Tuesday, September 13, 2005

Musket Cove

I thought I'd posted at least 1 more letter but it's not showing.

I've been in Musket Cove on Malololeilei island the past few days. It's pretty deluxe. It's a fancy resort, but we stay for $10 a day, moored in the harbor. $5 gets you a yacht club membership, and you can use the pool, and all the equipment, which includes free windsurfers, but there hasn't been any wind the last couple days.

There is great snorkling around here, and nice beaches if you're into that sort of thing.
I made a spear from a stick and tried my hand at spearfishing, to no luck yet. I think I might buy some elastic rope and fashion a spear gun. I dove deep (about 20 feet) to get a cowry and see if I could.

I've mastered climbing coconut trees and opening coconuts with a machete. The german girl Alan picked up as crew calls me a monkey. The Spaniards we met, Pablo & Miguel & Paola, who's a real beauty, and a Canadian girl, call me a real adventurer. They want to do my survival tour when I get it going. I think they think I'm a real life beach comber. I'm starting to look the part, with a shaggy hairdo, about a weeks worth of beard, a red face and tan, and various battle scars. The one think I'm missing is a flat belly, having eaten remarkably well all the while.

I've been fetching & opening coconuts for resort guests and taking people to the nice corals for diving and identifying fish. I should probably get paid, or at least be allowed to play on the staff volleyball team, which thoroughly trounced the yachties and resort guests in a tournament yesterday.

There are hobie cat races today, but I spent all morning scrubbing the hull of the boat with a brush and my snorkle. My knuckles are bloody from the barnacles. I also managed to bung up my elbow, and I've been limping with a gash in my right foot from treading on corals I think. I want to rent a windsurfer, but there's been no wind.

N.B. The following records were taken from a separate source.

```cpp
template <class F, class Ctx> ETG_HD State16<F> load_state16(const Ctx& c, const float* base, const float* leg) {
  State16<F> L;
  L.p = {c.ld_env(base, BS_PX), c.ld_env(base, BS_PY), c.ld_env(base, BS_PZ)};
// ... 357 lines not shown
  F mk0[4], mt[4], mk3[4];
#pragma unroll
  for (int lp = 0; lp < 4; lp++) {
    mk0[lp] = ownl[lp] * f0;
    mt[lp] = ownl[lp] * tangf;
    mk3[lp] = ownl[lp] * f3;
  }
  bool anyj = false;
  F jactf = zero, jlo = zero, jhi = zero;
  if (K.jlim) {
    jlo = sel_(s0, F(K.jlo[0]), sel_(s1, F(K.jlo[1]), F(K.jlo[2])));
    jhi = sel_(s0, F(K.jhi[0]), sel_(s1, F(K.jhi[1]), F(K.jhi[2])));
    jactf = mj * sel_((L.q >= jhi) || (L.q <= jlo), one, zero) * live;
    anyj = c.any(jactf > F(0.5f));
  }
  auto finish_tick = [&](auto joints_tag, auto body_tag) {
  constexpr bool joints = decltype(joints_tag)::value;
  constexpr bool body = knee && decltype(body_tag)::value;
  F Ak[4] = {zero, zero, zero, zero};
  if (body) {
#pragma unroll
    for (int lp = 0; lp < 4; lp++) {
      if constexpr (gram) {
        Ak[lp] = Akz[lp];
      } else {
        Ak[lp] = c.rbcast(Z[0], 4 * lp + 3) * Z[0];
#pragma unroll
        for (int k = 1; k < 6; k++) c.fmac_rbcast(Ak[lp], Z[k], Z[k], 4 * lp + 3);
      }
    }
    F ownk = c.qb(hj[0], 3) * Jl0;
    c.fmac_qb(ownk, hj[1], Jl1, 3);
    c.fmac_qb(ownk, hj[2], Jl2, 3);
#pragma unroll
    for (int lp = 0; lp < 4; lp++) Ak[lp] = Ak[lp] + ownl[lp] * ownk;
#pragma unroll
    for (int lp = 0; lp < 4; lp++) c.fmac_rbcast(u, lam, Ak[lp], 4 * lp + 3);
    c.phase_p(10);
  }
  F Z2[6] = {zero, zero, zero, zero, zero, zero}, hj2[3] = {zero, zero, zero};
  constexpr bool b_lds = Ctx::kSlotBLds;
  F sb[32];
#pragma unroll
  for (int k = 0; k < 32; k++) sb[k] = zero;
  F u2s = zero, lam2 = zero, iA2 = zero;
  if constexpr (body) {
    F BA[4][4], BB[4][2], AT[4][2];
    const F rowf2 = tangf * c.qb(rowf, 3);
    V dnb, dir2;
    if (Ctx::kFlat) {
      dnb = Rw.r2;
      dir2 = dir;
// ... 33 lines not shown
#pragma unroll
      for (int lp = 0; lp < 4; lp++)
#pragma unroll
        for (int e = 0; e < 4; e++) BA[lp][e] = Bf[lp][e];
    }
#pragma unroll
    for (int lp = 0; lp < 4; lp++) {
#pragma unroll
      for (int e = 0; e < 4; e++) {
        if constexpr (!gram) {
          BA[lp][e] = c.rbcast(Z[0], 4 * lp + e) * Z2[0];
#pragma unroll
          for (int k = 1; k < 6; k++) c.fmac_rbcast(BA[lp][e], Z[k], Z2[k], 4 * lp + e);
        }
      }
#pragma unroll
      for (int t = 0; t < 2; t++) {
        BB[lp][t] = c.rbcast(Z2[0], 4 * lp + 1 + t) * Z2[0];
        AT[lp][t] = c.rbcast(Z2[0], 4 * lp + 1 + t) * Z[0];
#pragma unroll
        for (int k = 1; k < 6; k++) {
          c.fmac_rbcast(BB[lp][t], Z2[k], Z2[k], 4 * lp + 1 + t);
          c.fmac_rbcast(AT[lp][t], Z2[k], Z[k], 4 * lp + 1 + t);
        }
      }
    }
    F oa[4], ob[2], ot[2];
#pragma unroll
    for (int e = 0; e < 4; e++) oa[e] = c.qb(hj[0], e) * Jb0 + c.qb(hj[1], e) * Jb1 + c.qb(hj[2], e) * Jb2_;
#pragma unroll
    for (int t = 0; t < 2; t++) {
      ob[t] = c.qb(hj2[0], 1 + t) * Jb0 + c.qb(hj2[1], 1 + t) * Jb1 + c.qb(hj2[2], 1 + t) * Jb2_;
      ot[t] = c.qb(hj2[0], 1 + t) * Jl0 + c.qb(hj2[1], 1 + t) * Jl1 + c.qb(hj2[2], 1 + t) * Jl2;
    }
#pragma unroll
    for (int lp = 0; lp < 4; lp++) {
#pragma unroll
      for (int e = 0; e < 4; e++) BA[lp][e] = BA[lp][e] + ownl[lp] * oa[e];
#pragma unroll
      for (int t = 0; t < 2; t++) { BB[lp][t] = BB[lp][t] + ownl[lp] * ob[t]; AT[lp][t] = AT[lp][t] + ownl[lp] * ot[t]; }
    }
    F Add2 = hj2[0] * Jb0 + hj2[1] * Jb1 + hj2[2] * Jb2_;
    Add2 = Add2 + dot(Z2v, Z2v);
    iA2 = sel_(rowf2 > F(0.5f), rcp_(Add2), zero);
#pragma unroll
    for (int lp = 0; lp < 4; lp++) {
#pragma unroll
      for (int e = 0; e < 4; e++) { if (b_lds) c.slotb_st(4 * lp + e, BA[lp][e]); else sb[4 * lp + e] = BA[lp][e]; }
#pragma unroll
      for (int t = 0; t < 2; t++) {
        if (b_lds) { c.slotb_st(16 + 2 * lp + t, BB[lp][t]); c.slotb_st(24 + 2 * lp + t, AT[lp][t]); }
        else { sb[16 + 2 * lp + t] = BB[lp][t]; sb[24 + 2 * lp + t] = AT[lp][t]; }
      }
    }
    c.phase_p(12);
  }
  F sgn = zero, lamq = zero, iAq = zero, c0q = zero;
  F zj[6] = {zero, zero, zero, zero, zero, zero};
  if (joints) {
    F z6[6] = {P.a.x, P.a.y, P.a.z, P.l.x, P.l.y, P.l.z};
    fwd6(s, z6);
    const W zv = cmul(W{{z6[0], z6[1], z6[2]}, {z6[3], z6[4], z6[5]}}, sqv);
#pragma unroll
// ... 8 lines not shown
    constexpr bool pyramid = decltype(pyramid_tag)::value;
    F iAqe = iAq, c0qe = c0q;
    F Bn[8], Bt[8], BBr[4][2], ATr[4][2], u2 = zero;
#pragma unroll
    for (int k = 0; k < 8; k++) Bn[k] = Bt[k] = zero;
#pragma unroll
    for (int lp = 0; lp < 4; lp++) BBr[lp][0] = BBr[lp][1] = ATr[lp][0] = ATr[lp][1] = zero;
    if constexpr (body) {
      F BA[16];
#pragma unroll
      for (int k = 0; k < 16; k++) BA[k] = b_lds ? c.slotb_ld(k) : sb[k];
#pragma unroll
      for (int lp = 0; lp < 4; lp++) {
        Bn[lp] = BA[4 * lp]; Bn[4 + lp] = BA[4 * lp + 3];
        Bt[2 * lp] = BA[4 * lp + 1]; Bt[2 * lp + 1] = BA[4 * lp + 2];
#pragma unroll
        for (int t = 0; t < 2; t++) {
          BBr[lp][t] = b_lds ? c.slotb_ld(16 + 2 * lp + t) : sb[16 + 2 * lp + t];
          ATr[lp][t] = b_lds ? c.slotb_ld(24 + 2 * lp + t) : sb[24 + 2 * lp + t];
        }
      }
      u2 = c.row2_velocity(u2s, lam, BA, lam2, &BBr[0][0]);
    }
    unsigned jrows = 0u;
    if (joints) {
#pragma unroll
      for (int lp = 0; lp < 4; lp++)
#pragma unroll
        for (int e = 0; e < 3; e++) {
          const F me = ownl[lp] * (e == 0 ? f0 : (e == 1 ? f1 : f2));
// ... 48 lines not shown
#pragma unroll
        for (int k = 0; k < 6; k++) du2 = du2 + Z2[k] * (zl[k] - zl0[k]);
        u2 = u2 + du2;
      }
    };
    auto body_friction = [&](F lbn) {
      c.phase_p(8);
      const auto grip2 = lbn > zero;
      const auto gm = c.body_mask(grip2);
      if (!c.mask_any(gm)) return;
      const F lim2 = F(K.body_mu) * lbn;
      if constexpr (Ctx::kAsmSweep && !pyramid) {
        const F iA2g = sel_(grip2, iA2, zero), lim2g = sel_(grip2, lim2, F(1e30f));
#pragma unroll
        for (int lp = 0; lp < 4; lp++) {
          if (!c.mask_leg(gm, lp)) continue;
          c.pgs_pair_body(lam2, u2, u, iA2g, lim2g, ATr[lp][0], ATr[lp][1], BBr[lp][0], BBr[lp][1], mt[lp], lp);
        }
        c.phase_p(11);
        return;
      }
#pragma unroll
      for (int lp = 0; lp < 4; lp++) {
        if (!c.mask_leg(gm, lp)) continue;
        const F lc = lam2 - u2 * iA2;
        F dl;
        if (pyramid) {
          dl = fminf_(fmaxf_(lc, -lim2), lim2) - lam2;
        } else {
          const F sq1 = lc * lc + F(1e-30f);
          const F sc = fminf_(one, lim2 * rsqrt_(sq1 + c.qswap12(sq1)));
          dl = lc * sc - lam2;
        }
        dl = sel_(grip2, dl, zero);
        const F b1 = c.rbcast(dl, 4 * lp + 1), b2 = c.rbcast(dl, 4 * lp + 2);
        u = u + ATr[lp][0] * b1 + ATr[lp][1] * b2;
        u2 = u2 + BBr[lp][0] * b1 + BBr[lp][1] * b2;
        lam2 = lam2 + mt[lp] * dl;
      }
// ... 15 lines not shown
          c.pgs_tangents_disc(lam, u, sel_(grip, iAe, zero), sel_(grip, mue * lnq, F(1e30f)), A, mt);
        }
        return;
      }
#pragma unroll
      for (int lp = 0; lp < 4; lp++) {
        F dln = fmaxf_(-lam, c0e - u * iAe);
        lam = lam + mk0[lp] * dln;
        const F b = c.rbcast(dln, 4 * lp);
        u = u + A[lp][0] * b;
        if (body) u2 = u2 + Bn[lp] * b;
      }
      if (body) {
#pragma unroll
        for (int lp = 0; lp < 4; lp++) {
          F dlk = fmaxf_(-lam, c0e - u * iAe);
          lam = lam + mk3[lp] * dlk;
          F bk = c.rbcast(dlk, 4 * lp + 3);
          u = u + Ak[lp] * bk;
          u2 = u2 + Bn[4 + lp] * bk;
        }
      }
      const F lnq = c.qb(lam, 0);
      const F lim = mue * lnq;
      const auto grip = lnq > zero;
#pragma unroll
      for (int lp = 0; lp < 4; lp++) {
        const F lc = lam - u * iAe;
        F dl;
        if (pyramid) {
// ... 5 lines not shown
        }
        dl = sel_(grip, dl, zero);
        const F b1 = c.rbcast(dl, 4 * lp + 1), b2 = c.rbcast(dl, 4 * lp + 2);
        u = u + A[lp][1] * b1 + A[lp][2] * b2;
        if (body) u2 = u2 + Bt[2 * lp] * b1 + Bt[2 * lp + 1] * b2;
        lam = lam + mt[lp] * dl;
      }
      if constexpr (body) body_friction(c.qb(lam, 3));
    };
    if constexpr (sweep_stream_<Ctx>::value && body && !joints && !pyramid) {
      if (K.res_thr > 0.0f) {
        F tol = F(K.res_sqrt) * iA, tol2 = F(K.res_sqrt) * iA2;
        c.opaque(tol); c.opaque(tol2);
        const unsigned cap = (unsigned)(K.iters > 1 ? K.iters : 1) - 1u;
        unsigned rem = cap;
        run_sweep_stream_(c, lam, u, u2, lam2, rem, iAe, c0e, mue, A, Ak, mk0, mk3, mt, Bn, Bt, iA2, K.body_mu, ATr, BBr, tol, tol2);
        L.sweeps += (int)(cap - rem) + (rem != ~0u ? 1 : 0);
        return;
      }
    }
    if (K.res_thr > 0.0f) {
      F tol = F(K.res_sqrt) * iA, tol2 = F(K.res_sqrt) * iA2;
      if (body) { c.opaque(tol); c.opaque(tol2); }
      const F tolq = F(K.res_sqrt) * iAq;
      int it = 0;
      bool more;
      auto frozen = lam < lam;
      auto sweep_and_test = [&]() {
#ifdef ETG_EAGER_FREEZE
        constexpr bool lazy = false;
#else
// ... 91 lines not shown
  c.opaque3(dl);
  if (body) { dl[0] = dl[0] + hj2[0] * lam2; dl[1] = dl[1] + hj2[1] * lam2; dl[2] = dl[2] + hj2[2] * lam2; }
  const F dj0 = c.qsum(dl[0]), dj1 = c.qsum(dl[1]), dj2 = c.qsum(dl[2]);
  L.qd = mj * (qds + (f0 * dj0 + f1 * dj1 + f2 * dj2) - dot(P, dB));
  if (joints) L.qd = L.qd + mj * (h0 * c.qb(slq, 0) + h1 * c.qb(slq, 1) + h2 * c.qb(slq, 2));
  L.lam = lam;
  const F ln_leg = c.qb(lam, 0);
  L.contact = sel_(act && (ln_leg > zero), one, zero);
#ifdef ETG_TRACE_TICKS
  {
    const F tv[10] = {rowf, phi, lam, lam2, jactf, lamq, bw1 + F(2.0f) * bw2, F((float)L.sweeps), L.q, L.qd};
    c.trace_tick(K, tv);
  }
#endif
  };
  if (anyb) {
    if (anyj) finish_tick(std::true_type{}, std::true_type{});
    else finish_tick(std::false_type{}, std::true_type{});
  } else {
    if (anyj) finish_tick(std::true_type{}, std::false_type{});
    else finish_tick(std::false_type{}, std::false_type{});
  }
  c.phase(9);
  L.q = L.q + dt * L.qd;
  L.p.x = L.p.x + dt * dot(Rw.r0, L.vb);
  L.p.y = L.p.y + dt * dot(Rw.r1, L.vb);
  L.p.z = L.p.z + dt * dot(Rw.r2, L.vb);
  V th = dt * L.wb;
  F a2_ = dot(th, th);
  F sh2 = F(0.5f) - a2_ * (F(1.0f / 48.0f) - a2_ * F(1.0f / 3840.0f));
  F ch2 = one - a2_ * (F(0.125f) - a2_ * (F(1.0f / 384.0f) - a2_ * F(1.0f / 46080.0f)));
  F dx = th.x * sh2, dy = th.y * sh2, dz = th.z * sh2, dw = ch2;
  F nx = L.qw * dx + L.qx * dw + L.qy * dz - L.qz * dy;
  F ny = L.qw * dy - L.qx * dz + L.qy * dw + L.qz * dx;
  F nz = L.qw * dz + L.qx * dy - L.qy * dx + L.qz * dw;
  F nw_ = L.qw * dw - L.qx * dx - L.qy * dy - L.qz * dz;
// ... 458 lines not shown
```

### paddlerobotics_amd/csrc/etg_kernels.hip

```cpp
#include <hip/hip_runtime.h>

#include <string>
#include <vector>

#include "etg_core16.h"
#include "gram16.h"
#include "policy_core.h"
#include "../../include/etgsim_step_policy.h"
#include "../../include/etgsim_collect.h"
#include "../../include/etgsim_monitor.h"
#include "../../include/etgsim_terminal.h"

#ifndef ETG_TU_PARTS
#define ETG_TU_PARTS 1
#define ETG_TU_PART 0
#endif
#define ETG_TU_HOST (ETG_TU_PART == 0)

namespace etg {

template <int CTRL> __device__ __forceinline__ float dpp_(float x) {
  return __int_as_float(__builtin_amdgcn_update_dpp(0, __float_as_int(x), CTRL, 0xF, 0xF, true));
}
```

We (the german girl, Sabine, and me) were eaten alive in the village we found on Malolo island across the channel when we went exploring. Not by the villagers; by mosquitos. But there's practically none at the resort. They must spray. She's teaching me to play guitar. I'm working on "One" by U2. She wants me to teach her the riff from "Smells like teen spirit." That should take 2 seconds, though she doesn't understand power chords, having learned the propper way to play already.

We should leave for Lautoka to pick up the (hopefully repaired) starter motor and a new autopilot tomorrow. And then check out and leave maybe Friday or Saturday. I'm not getting my hopes up. Alan likes it here and is in no rush, and I suspect the autopilot may not work still.